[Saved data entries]
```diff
@@ -317,10 +373,19 @@
     const char *tiles_str = std::getenv("ULTRA_DOL_TILES");
     const int tiles_env = tiles_str ? std::atoi(tiles_str) : 0;
     const char *lean_str = std::getenv("ULTRA_DOL_LEAN");
-    const int lean = (ULTRA_DOL_ASM || tiles_env == 2) ? 0 : (lean_str ? std::atoi(lean_str) : (shared_chip ? 2 : 0));
-    const int tiles = (ULTRA_DOL_ASM || dp.n_rt16 < 2) ? 1 : (tiles_env == 2 ? 2 : 1);
+    int tiles = 1;
+    if (!ULTRA_DOL_ASM) {
+        if (tiles_env == 4 && dp.n_rt16 >= 4) tiles = 4;
+        else if (tiles_env == 2 && dp.n_rt16 >= 2) tiles = 2;
+        else if (DOL_SHARED_DEFAULT_TILES4 && !tiles_str && !lean_str && shared_chip && dp.n_rt16 >= 4) tiles = 4;
+    }
+    const int lean = (ULTRA_DOL_ASM || tiles > 1 || tiles_env == 2) ? 0 : (lean_str ? std::atoi(lean_str) : (shared_chip ? 2 : 0));
     const long long blocks = (long long)((dp.n_rt16 + tiles - 1) / tiles) * out->n_outer;
-    if (tiles == 2) {
+    if (tiles == 4) {
+#if !ULTRA_DOL_ASM
+        hipLaunchKernelGGL(dense_order_layer_kernel<4>, dim3((unsigned)blocks), dim3(256), 0, stream, dp);
+#endif
+    } else if (tiles == 2) {
 #if !ULTRA_DOL_ASM
         hipLaunchKernelGGL(dense_order_layer_kernel<2>, dim3((unsigned)blocks), dim3(256), 0, stream, dp);
 #endif
```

## TASK DESCRIPTION
Each record should be given again exactly as it reads.

## SOLUTION
```diff
@@ -317,10 +373,19 @@
     const char *tiles_str = std::getenv("ULTRA_DOL_TILES");
     const int tiles_env = tiles_str ? std::atoi(tiles_str) : 0;
     const char *lean_str = std::getenv("ULTRA_DOL_LEAN");
-    const int lean = (ULTRA_DOL_ASM || tiles_env == 2) ? 0 : (lean_str ? std::atoi(lean_str) : (shared_chip ? 2 : 0));
-    const int tiles = (ULTRA_DOL_ASM || dp.n_rt16 < 2) ? 1 : (tiles_env == 2 ? 2 : 1);
+    int tiles = 1;
+    if (!ULTRA_DOL_ASM) {
+        if (tiles_env == 4 && dp.n_rt16 >= 4) tiles = 4;
+        else if (tiles_env == 2 && dp.n_rt16 >= 2) tiles = 2;
+        else if (DOL_SHARED_DEFAULT_TILES4 && !tiles_str && !lean_str && shared_chip && dp.n_rt16 >= 4) tiles = 4;
+    }
+    const int lean = (ULTRA_DOL_ASM || tiles > 1 || tiles_env == 2) ? 0 : (lean_str ? std::atoi(lean_str) : (shared_chip ? 2 : 0));
     const long long blocks = (long long)((dp.n_rt16 + tiles - 1) / tiles) * out->n_outer;
-    if (tiles == 2) {
+    if (tiles == 4) {
+#if !ULTRA_DOL_ASM
+        hipLaunchKernelGGL(dense_order_layer_kernel<4>, dim3((unsigned)blocks), dim3(256), 0, stream, dp);
+#endif
+    } else if (tiles == 2) {
 #if !ULTRA_DOL_ASM
         hipLaunchKernelGGL(dense_order_layer_kernel<2>, dim3((unsigned)blocks), dim3(256), 0, stream, dp);
 #endif
```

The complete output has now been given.